|Coulibaly, Issa - WEST VIRGINIA UNIVERSITY|
|Gharbi, Karim - UNIVERSITY OF GUELPH|
|Danzmann, Roy - UNIVERSITY OF GUELPH|
|Yao, Jianbo - WEST VIRGINIA UNIVERSITY|
Submitted to: Animal Genetics
Publication Type: Peer Reviewed Journal
Publication Acceptance Date: March 9, 2005
Publication Date: March 9, 2005
Citation: Coulibaly, I., Gharbi, K., Danzmann, R., Yao, J., Rexroad III, C.E. 2005. Characterization and comparison of microsatellites derived from repeat-enriched libraries and expressed sequence tags. Animal Genetics 36, 309-315. Interpretive Summary: The genetic improvement of agriculturally important species is enhanced by the use of DNA marker technologies such as genetic mapping. The development of genetic maps for rainbow trout is facilitating the identification of genes affecting traits important to aquaculture production. We report the development and characterization of DNA markers for rainbow trout created from gene sequences. We compared these markers to others generated from non-gene sequences with respect to polymorphism, heterozygosity, and ability to classify salmonid species in terms of evolutionary divergence. This information will increase the marker densities on salmonid genetic maps and facilitate extraction of comparative information from genomes of other species. This information will ultimately aid scientists in the identification of genes affecting aquaculture production traits.

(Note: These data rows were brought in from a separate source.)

__global__ __launch_bounds__(256) void k_compact_angle(const uint8_t* __restrict__ pyr, const LevelDesc* __restrict__ levels,
                                                       const CellDesc* __restrict__ cells, const int* __restrict__ cnt, const int* __restrict__ cell_level,
                                                       int* __restrict__ level_cnt, const uint32_t* __restrict__ pack, int ncells, int cell_cap, UMax um,
                                                       float* __restrict__ ox, float* __restrict__ oy, float* __restrict__ oresp,
                                                       float* __restrict__ oang, int* __restrict__ olevel) {
  const int cell = blockIdx.x;
  const int n = min(cnt[cell], cell_cap);
  const CellDesc C = cells[cell];
  const int lvl = C.level;
  const LevelDesc L = levels[lvl];
  const uint8_t* img = pyr + L.off_inner;
  const int lane = threadIdx.x & 63, wv = threadIdx.x >> 6;
  __shared__ int s_part[4], s_lvl[17];
// ... 7 lines not shown
    if (cell == 0 && threadIdx.x < 17) s_lvl[threadIdx.x] = 0;
    __syncthreads();
    base = s_part[0] + s_part[1] + s_part[2] + s_part[3];
    if (cell == 0) {
      int mx = 0;
      for (int c = threadIdx.x; c < ncells; c += 256) { const int r = cnt[c], v = min(r, cell_cap); if (v) atomicAdd(&s_lvl[cell_level[c]], v); mx = max(mx, r); }
      atomicMax(&s_lvl[16], mx);
      __syncthreads();
      if (threadIdx.x < 16) level_cnt[threadIdx.x] = s_lvl[threadIdx.x];
      if (threadIdx.x == 0) { int t = 0; for (int q = 0; q < 16; ++q) t += s_lvl[q]; level_cnt[16] = t; level_cnt[17] = s_lvl[16]; }
    }
  }
  for (int k = wv; k < n; k += 4) {
    const uint32_t pk = pack[(size_t)cell * cell_cap + k];
    const int x = (int)(pk & 0x7f) + C.addx, y = (int)((pk >> 7) & 0x7f) + C.addy, s = (int)(pk >> 24);
    const int cx = x + (kEdge - 3), cy = y + (kEdge - 3);
    int m10 = 0, m01 = 0;
    if (lane < 31) {
      const int v = lane - kHalfPatch;
      const int d = um.v[v < 0 ? -v : v];
      const uint8_t* row = img + (size_t)(cy + v) * L.bw + cx;
      int rs = 0;
      for (int u = -d; u <= d; ++u) { const int p = row[u]; m10 += u * p; rs += p; }
      m01 = v * rs;
    }
#pragma unroll
    for (int off = 32; off > 0; off >>= 1) { m10 += __shfl_down(m10, off, 64); m01 += __shfl_down(m01, off, 64); }
    if (lane == 0) {
      const int o = base + k;
      ox[o] = (float)x; oy[o] = (float)y; oresp[o] = (float)s; olevel[o] = lvl;
      oang[o] = fast_atan2_dev((float)m01, (float)m10);
    }
  }
}

struct Blur7 { int k[7]; };
struct OrbPattern { int4 q[64]; };

__device__ __forceinline__ void sincos_exact_dev(float angle, float* s_out, float* c_out) {
  const double x = (double)angle;
  const int k = (int)(x * 0.63661977236758138 + 0.5);
  const double r = (x - k * 1.57079632673412561417e+00) - k * 6.07710050650619224932e-11;
  const double z = r * r;
  const double sp = r * (1.0 + z * (-1.0 / 6 + z * (1.0 / 120 + z * (-1.0 / 5040 + z * (1.0 / 362880 + z * (-1.0 / 39916800 + z * (1.0 / 6227020800.0 +
                    z * (-1.0 / 1307674368000.0 + z * (1.0 / 355687428096000.0)))))))));
  const double cp = 1.0 + z * (-1.0 / 2 + z * (1.0 / 24 + z * (-1.0 / 720 + z * (1.0 / 40320 + z * (-1.0 / 3628800 + z * (1.0 / 479001600 +
                    z * (-1.0 / 87178291200.0 + z * (1.0 / 20922789888000.0))))))));
// ... 222 lines not shown
  std::vector<float> scale;
  UMax um{};
  Blur7 blur{};
  PyrDesc pyr{};
  PyrDesc pyr2{};
  std::vector<void*> allocs;
  uint8_t *d_src = nullptr, *d_pyr = nullptr, *d_blur = nullptr;
  LevelDesc* d_levels = nullptr; CellDesc* d_cells = nullptr; int* d_cell_level = nullptr;
  int *d_cnt = nullptr, *d_offs = nullptr, *d_level_cnt = nullptr; uint32_t* d_pack = nullptr;
  float *d_x = nullptr, *d_y = nullptr, *d_resp = nullptr, *d_ang = nullptr; int* d_lvl = nullptr;
  int64_t pyr_bytes = 0, blur_bytes = 0;
  int dense_cap = 0;
  std::vector<int> sel_dense;
  OrbPattern* d_pat = nullptr; int* d_sel = nullptr; uint8_t* d_desc = nullptr; int desc_cap = 0;
  float* h_pin = nullptr;
  float* h_over = nullptr; size_t h_over_n = 0;
  const float *hx = nullptr, *hy = nullptr, *hresp = nullptr, *hang = nullptr; std::vector<int> hlevel_cnt;
  int n_cand = 0;
  QuadTree qt[16];
  std::vector<int> sel[16];
  std::unique_ptr<LevelPool> pool;
  double ms_device = 0, ms_tree = 0;
  bool begun = false;
  hipEvent_t ev_cand = nullptr;
  std::chrono::steady_clock::time_point t_begin;
};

Technical Abstract: We performed a comparison of allelic variation between rainbow trout (Oncorhynchus mykiss) microsatellite markers developed from expressed sequence tag (EST) data and anonymous markers identified from repeat-enriched libraries constructed from genomic DNA. A subset of 70 markers (37 and 33, respectively) was characterized with respect to polymorphism information content (PIC), number of alleles, repeat number, locus duplication within the genome and ability to amplify in other salmonid species. Higher polymorphism information content (PIC) was detected in dinucleotide microsatellites derived from ESTs than anonymous markers (72.7% vs. 54.0%). In contrast, dinucleotide repeat numbers were higher for anonymous microsatellites than for EST derived microsatellites (27.4 vs. 18.1). A higher rate of cross-species amplification was observed for EST microsatellites. Approximately half of each marker type was duplicated within the genome. Unlike single-copy markers, amplification of duplicated microsatellites in other salmonids was not correlated to phylogenetic distance. Genomic microsatellites proved more useful than EST derived microsatellites in discriminating among the salmonids.